The Slave Dancer Read online

Page 3

“Do you know why you are employed on this ship?”

  “To play my fife for kings,” I answered.

  “Did you hear that, First!” the Captain cried. “That’s Purvis-talk, ain’t it? I’d know it anywhere. It was Purvis told you that, wasn’t it?”

  “Yes, Captain,” I said.

  “Purvis is an Irish bucket,” the thin man said reflectively as though he’d only just thought of it himself.

  “Well, now, listen, you miserable pygmy!”

  “I will, Captain.”

  Without a word of warning, the little man snatched me up in his arms, held me fast to his chest and bit my right ear so hard I screamed. He set me down instantly, and I would have fallen to the deck if the thin man hadn’t yanked me up by my bruised arm.

  “He answers too fast, Spark,” said the Captain, “but that may teach him!”

  The thin man gave me a shake and let me loose, saying, “Yes, Captain, he answers much too fast.”

  “We are sailing to Africa,” said the Captain, looking over my head, in a voice altogether different from the one with which he had been speaking. He was suddenly, insanely, calm. I wiped the blood from my neck and tried to concentrate on what he was saying.

  We were sailing to Africa, the Captain repeated with a lofty gesture of his hand. And this fast little clipper would keep us safe not only from the British, but from any other misguided pirates who would try to interfere in the lucrative and God-granted trade of slaves. He, Captain Cawthorne, would purchase as many slaves as possible from the barracoon in Why dah, exchanging for them both money, $10 a head, and rum and tobacco, and returning via the island of São Tomé to Cuba where the slaves would be sold to a certain Spaniard. The ship would then return to Charleston with a hold full of molasses, and the whole voyage would take—with any luck at all—four months.

  “But what is wanted is strong black youths,” the Captain said excitedly, slapping Spark on his shoulder. “I won’t have Ibos. They’re soft as melons and kill themselves if they’re not watched twenty-four hours a day. I will not put up with such creatures!” Spark nodded rapidly like a chicken pecking at corn. Then the Captain scowled at me.

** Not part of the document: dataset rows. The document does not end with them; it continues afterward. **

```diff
+__device__ __forceinline__ int warp_first_above(const int* __restrict__ gptr, int lo, int hi, int x) {
+  const int lane = threadIdx.x & 31;
+  while (hi > lo) {
+    const int step = (hi - lo + 30) / 31;
+    const unsigned above = __ballot_sync(0xffffffffu, gptr[min(lo + lane * step, hi)] > x);
+    const int f = __ffs(above) - 1;
+    if (f == 0) return lo;
+    hi = min(lo + f * step, hi);
+    lo += (f - 1) * step + 1;
+  }
+  return lo;
+}
+
+__device__ __forceinline__ float dot4(float4 a, float4 b) { return a.x * b.x + a.y * b.y + a.z * b.z + a.w * b.w; }
+__device__ __forceinline__ float4 f4axpy(float w, float4 x, float4 y) {
+  return make_float4(fmaf(w, x.x, y.x), fmaf(w, x.y, y.y), fmaf(w, x.z, y.z), fmaf(w, x.w, y.w));
+}
+
+template <int LPR>
+__global__ void __launch_bounds__(kWarpsPerBlock * 32) k_attn_bwd_small(AttnArgs a) {
   extern __shared__ float attn_sm[];
-  if (blockIdx.z == 0) attn_bwd_kv_body<CH, LPR>(a, attn_sm);
-  else attn_bwd_q_body<CH, LPR>(a, attn_sm);
-}
-
-enum { KFWD = 0, KBWD = 1 };
+  __shared__ int s_nmax;
+  constexpr int NT = kWarpsPerBlock * 32;
+  const int rows = a.smem_rows, hd = a.hd, nch = hd >> 2, pitch = bwd_small_pitch(hd);
+  const int h = blockIdx.y;
+  const int64_t hoff = (int64_t)h * hd;
+  float* sQ = attn_sm;
+  float* sK = sQ + rows * pitch;
+  float* sV = sK + rows * pitch;
+  float* sdO = sV + rows * pitch;
+  float* sPart = sdO + rows * pitch;
+  int* sG0 = reinterpret_cast<int*>(sPart + rows * nch);
+  int* sN = sG0 + rows;
+  float* sPd = reinterpret_cast<float*>(sN + rows);
+  float* sDs = sPd + rows * (rows + 1);
+
+  const int win = (rows + 1) / 2;
+  const int r0 = blockIdx.x * win, r1 = min(r0 + win, a.N);
+  const int gb = warp_first_above(a.gptr, 0, a.B, r0 - 1), ge = warp_first_above(a.gptr, 0, a.B, r1 - 1);
+  const float scale = a.scale;
+  const bool use_drop = a.p_drop > 0.f;
+  DropQuad dq;
+  drop_quad_init(dq, a.p_drop);
+  const uint64_t offs = eff_offset(a);
+  if (threadIdx.x == 0) s_nmax = 0;
+  __syncthreads();
+
+  for (int g = gb; g < ge;) {
+    const int a0 = a.gptr[g];
+    const int k = a.gptr[ge] <= a0 + rows ? ge : warp_first_above(a.gptr, g, ge, a0 + rows) - 1;
+    if (k == g) {
+      constexpr int RPW = 32 / LPR;
+      const int e0 = a.gptr[g + 1];
+      const int warp = threadIdx.x >> 5, lane = threadIdx.x & 31;
+      for (int i = a0 + warp; i < e0; i += kWarpsPerBlock) {
+        float acc = 0.f;
+        for (int c = lane; c < nch; c += 32)
+          acc += dot4(ld4(a.dO + (int64_t)i * a.ldo + hoff + 4 * c), ld4(a.Oc + (int64_t)i * a.ldo + hoff + 4 * c));
+#pragma unroll
+        for (int o = 16; o > 0; o >>= 1) acc += __shfl_xor_sync(0xffffffffu, acc, o);
+        if (lane == 0) a.delta[(int64_t)i * a.H + h] = acc;
+      }
+      __syncthreads();
+      for (int base = a0; base < e0; base += RPW * kWarpsPerBlock) {
+        const int i = base + warp * RPW + lane / LPR;
+        attn_bwd_q_body<2, LPR>(a, h, i, i < e0);
+        attn_bwd_kv_body<2, LPR>(a, h, i, i < e0);
+      }
+      ++g;
+      continue;
+    }
+    const int gfirst = g;
+    const int R = a.gptr[k] - a0;
+    g = k;
+    if (R == 0) continue;
+
+    for (int r = threadIdx.x; r < R; r += NT) {
+      const int gg = find_graph_in(a.gptr, gfirst, k, a0 + r);
+      const int s0 = a.gptr[gg], n = a.gptr[gg + 1] - s0;
+      sG0[r] = s0 - a0;
+      sN[r] = n;
+      atomicMax(&s_nmax, n);
+    }
+#pragma unroll 2
+    for (int idx = threadIdx.x; idx < R * nch; idx += NT) {
+      const int r = idx / nch, c = idx - r * nch;
+      const int64_t i = a0 + r;
+      const int64_t qo = i * a.ld + hoff + 4 * c, oo = i * a.ldo + hoff + 4 * c;
+      const float4 go = ld4(a.dO + oo);
+      st4(sQ + r * pitch + 4 * c, ld4(a.Q + qo));
+      st4(sK + r * pitch + 4 * c, ld4(a.K + qo));
+      st4(sV + r * pitch + 4 * c, ld4(a.V + qo));
+      st4(sdO + r * pitch + 4 * c, go);
+      sPart[idx] = dot4(go, ld4(a.Oc + oo));
+    }
+    __syncthreads();
+
+    const int nmax = s_nmax | 1, nq = (s_nmax + 3) >> 2;
+    for (int idx = threadIdx.x; idx < R * nq; idx += NT) {
+      const int qd = idx / R, r = idx - qd * R;
+      const int n = sN[r], j0 = 4 * qd;
+      if (j0 >= n) continue;
+      const int i = a0 + r;
+      const float lse = a.lsec[(int64_t)i * a.H + h];
+      const float* kb = sK + sG0[r] * pitch;
+      const float* vb = sV + sG0[r] * pitch;
+      int jo[4];
+#pragma unroll
+      for (int t = 0; t < 4; ++t) jo[t] = min(j0 + t, n - 1) * pitch;
+      float s[4] = {0.f, 0.f, 0.f, 0.f}, dp[4] = {0.f, 0.f, 0.f, 0.f};
+      for (int c = 0; c < nch; ++c) {
+        const float4 q = ld4(sQ + r * pitch + 4 * c), go = ld4(sdO + r * pitch + 4 * c);
+#pragma unroll
+        for (int t = 0; t < 4; ++t) {
+          s[t] += dot4(q, ld4(kb + jo[t] + 4 * c));
+          dp[t] += dot4(go, ld4(vb + jo[t] + 4 * c));
+        }
+      }
+      float dl = 0.f;
+      for (int c = 0; c < nch; ++c) dl += sPart[r * nch + c];
+      if (use_drop) drop_quad_refresh(dq, a.p_drop, a.seed, offs, h, i, j0);
+#pragma unroll
+      for (int t = 0; t < 4; ++t) {
+        const int jl = j0 + t;
+        if (jl < n) {
+          const float p = __expf(s[t] * scale - lse);
+          const float m = use_drop ? drop_quad_scale(dq, jl) : 1.f;
+          sPd[r * nmax + jl] = p * m;
+          sDs[r * nmax + jl] = p * (dp[t] * m - dl) * scale;
+        }
+      }
+    }
+    __syncthreads();
+
+    for (int idx = threadIdx.x; idx < R * nch; idx += NT) {
+      const int r = idx / nch, c = idx - r * nch;
+      const int g0 = sG0[r], n = sN[r], jr = r - g0;
+      float4 gq = f4zero(), gk = f4zero(), gv = f4zero();
+      for (int t = 0; t < n; ++t) {
+        const int row = g0 + t;
+        gq = f4axpy(sDs[r * nmax + t], ld4(sK + row * pitch + 4 * c), gq);
+        gk = f4axpy(sDs[row * nmax + jr], ld4(sQ + row * pitch + 4 * c), gk);
+        gv = f4axpy(sPd[row * nmax + jr], ld4(sdO + row * pitch + 4 * c), gv);
+      }
+      const int64_t i = a0 + r, col = hoff + 4 * c;
+      st4(a.dQ + i * a.ldg + col, gq);
+      st4(a.dK + i * a.ldg + col, gk);
+      st4(a.dV + i * a.ldg + col, gv);
+      if (a.dQp.hi) planes_store4(a.dQp, i, col, gq);
+      if (a.dKp.hi) planes_store4(a.dKp, i, col, gk);
+      if (a.dVp.hi) planes_store4(a.dVp, i, col, gv);
+    }
+    if (threadIdx.x == 0) s_nmax = 0;
+    __syncthreads();
+  }
+}
+
+enum { KFWD = 0, KBWD = 1, KBWD_SMALL = 2 };
 
 constexpr int kStageBytes = 72 * 1024;
 
@@ -373,21 +531,20 @@
 static void launch_one(int which, const AttnArgs& a0, cudaStream_t stream) {
   constexpr int RPW = 32 / LPR;
   AttnArgs a = a0;
+  dim3 block(kWarpsPerBlock * 32);
   static const bool stage_on = [] {
     const char* e = getenv("GPS_B200_ATTN_STAGE");
     return e && e[0] == '1';
   }();
   const int pitch = a.hd + 4;
-  a.smem_rows = (stage_on && a.B > 0 && a.N < 64LL * a.B) ? kStageBytes / (2 * pitch * 4) : 0;
+  a.smem_rows = (which == KFWD && stage_on && a.B > 0 && a.N < 64LL * a.B) ? kStageBytes / (2 * pitch * 4) : 0;
   const size_t smem = a.smem_rows > 0 ? (size_t)2 * a.smem_rows * pitch * 4 : 0;
-  static bool attr_done[2] = {false, false};
-  if (smem > 0 && !attr_done[which]) {
-    if (which == KFWD) cudaFuncSetAttribute(k_attn_fwd<CH, LPR>, cudaFuncAttributeMaxDynamicSharedMemorySize, kStageBytes);
-    else cudaFuncSetAttribute(k_attn_bwd<CH, LPR>, cudaFuncAttributeMaxDynamicSharedMemorySize, kStageBytes);
-    attr_done[which] = true;
+  static bool attr_done = false;
+  if (smem > 0 && !attr_done) {
+    cudaFuncSetAttribute(k_attn_fwd<CH, LPR>, cudaFuncAttributeMaxDynamicSharedMemorySize, kStageBytes);
+    attr_done = true;
   }
   dim3 grid((unsigned)ceil_div(a.N, (int64_t)RPW * kWarpsPerBlock), (unsigned)a.H, which == KFWD ? 1 : 2);
-  dim3 block(kWarpsPerBlock * 32);
   if (which == KFWD) k_attn_fwd<CH, LPR><<<grid, block, smem, stream>>>(a);
   else k_attn_bwd<CH, LPR><<<grid, block, smem, stream>>>(a);
 }
@@ -399,6 +556,25 @@
   const int nch = a.hd / 4;
   GPS_REQUIRE(nch <= 48, GPS_ERR_UNSUPPORTED, "attention: head dim %d > 192 not supported", a.hd);
   if (a.N == 0) return GPS_OK;
+  if (which == KBWD_SMALL) {
+    AttnArgs b = a;
+    b.smem_rows = 1;
+    while (bwd_small_smem_bytes(a.hd, b.smem_rows + 1) <= kBwdSmallSmemBytes) ++b.smem_rows;
+    const dim3 grid((unsigned)ceil_div(a.N, (int64_t)(b.smem_rows + 1) / 2), (unsigned)a.H), block(kWarpsPerBlock * 32);
+    const size_t smem = (size_t)bwd_small_smem_bytes(a.hd, b.smem_rows);
+    int lpr = 1;
+    while ((nch + lpr - 1) / lpr > 2) lpr *= 2;
+    switch (lpr) {
+      case 1: k_attn_bwd_small<1><<<grid, block, smem, stream>>>(b); break;
+      case 2: k_attn_bwd_small<2><<<grid, block, smem, stream>>>(b); break;
+      case 4: k_attn_bwd_small<4><<<grid, block, smem, stream>>>(b); break;
+      case 8: k_attn_bwd_small<8><<<grid, block, smem, stream>>>(b); break;
+      case 16: k_attn_bwd_small<16><<<grid, block, smem, stream>>>(b); break;
+      default: k_attn_bwd_small<32><<<grid, block, smem, stream>>>(b); break;
+    }
+    GPS_LAUNCH_CHECK();
+    return GPS_OK;
+  }
   int lpr = 1;
   while ((nch + lpr - 1) / lpr > 6) lpr *= 2;
   const int ch = (nch + lpr - 1) / lpr;
@@ -442,6 +618,7 @@
   a.delta = delta; a.deltac = delta; a.dQ = dQ; a.dK = dK; a.dV = dV; a.ldg = ldg;
   a.scale = 1.f / sqrtf((float)hd); a.p_drop = p_drop; a.seed = seed; a.offset = offset;
   if (a.N == 0) return GPS_OK;
+  if (a.B > 0 && a.N < 64LL * a.B) return dispatch(KBWD_SMALL, a, stream);
   const int64_t nt = (int64_t)a.N * a.H * 8;
   k_attn_delta<<<(unsigned)ceil_div(nt, (int64_t)256), 256, 0, stream>>>(a);
   GPS_LAUNCH_CHECK();
diff --git a/graphgps_b200/csrc/layer.cu b/graphgps_b200/csrc/layer.cu
--- a/graphgps_b200/csrc/layer.cu
+++ b/graphgps_b200/csrc/layer.cu
@@ -954,6 +954,7 @@
     }
     GPS_TRY(gemm(g2, st));
   }
+  if (two_branches) GPS_TRY(sd->order(st, sa));
 
   const bool loc = P.gated || P.gine || P.gcn;
   bool chain_x = false;
@@ -969,11 +970,11 @@
       GPS_TRY(bn_bwd_apply(P.g_s, d, P.xloc, d, N, d, v, -1, nodrop, sums(BN_L), P.g_xloc, d,
                            a->norm1_local.grad_weight, a->norm1_local.grad_bias, st, P.grads_accumulate, P.gl1_p));
   }
+  if (two_branches && !P.nonorm) GPS_TRY(wfork(st));
   if (!P.attn && !P.perf) {
     GPS_TRY(wfork(st));
     GPS_TRY(early_done());
   }
-  if (two_branches) GPS_TRY(sd->order(st, sa));
   if (P.attn) {
     if (!P.nonorm) {
       BnView v = bn_view(P, BN_A, a->norm1_attn);
```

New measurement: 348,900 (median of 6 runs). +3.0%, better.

  “You’d best learn to make yourself useful about this ship,” he said. “You’d best learn every sail, for you ain’t going to earn your way just by playing a few tunes to make the niggers jig!” He suddenly sighed and appeared to grow extremely dispirited. “Ah … you finish, Spark.”

  Spark finished, but what he said I’ll never know. I had ceased to listen for I was thinking hard upon the one fact I’d understood. I was on a slaver.

  Sometime later, Benjamin Stout showed me the quarters I was to share with the seamen. Tween decks, he called it, and you wouldn’t have thought a few boys could find room in the tight airless space, much less a crew of grown men. Stout took some garments from his sea chest and handed them to me.

  “They’ll be too big for you,” he said, “but they’ll do when you’re soaked to the skin and need a change.”

  I stared up at the hammocks slung from the beams.

  “You’ll get used to them,” Stout assured me. “Come along. I’ll show you where we go for the needs of nature.” I followed him to the bow of the ship. Just below was suspended a kind of platform with a grating for a floor. Two rope ends swept gently against the grating as the water shifted the ship about. “It’s bad there in a heavy sea,” Stout said, “but you’ll get used to that, too.”

  “I’ll not get used to anything,” I replied, touching my ear now caked with dried blood.

  “You have no idea how much you can get used to,” said Stout.

  Hungry and miserable as I was, I fell asleep in a hammock which curled about me like a peapod. I never did get entirely used to the hammock, but in time, I learned how to keep myself from falling out of it, or twisting it so I couldn’t free my limbs. And although at first, upon waking, I always cracked my head against the deck above, I developed the habit of passing from deep sleep to full attention in an instant. After a few days, I had stopped clinging to the hammock like a wounded crab clings to a bit of weed.

  But that first afternoon, the crack against my skull that I suffered as I sat up removed any doubts I might have had that I was dreaming. The first object my eyes rested upon was crawling idly along my leg as though I was a yard of bread. The insect was no stranger to me for we had them in all sizes at home. But I’d never thought a cockroach was a sea-going creature. I didn’t care for the breed. Still, I found it a touch comforting that such a familiar land thing was making itself at home on me.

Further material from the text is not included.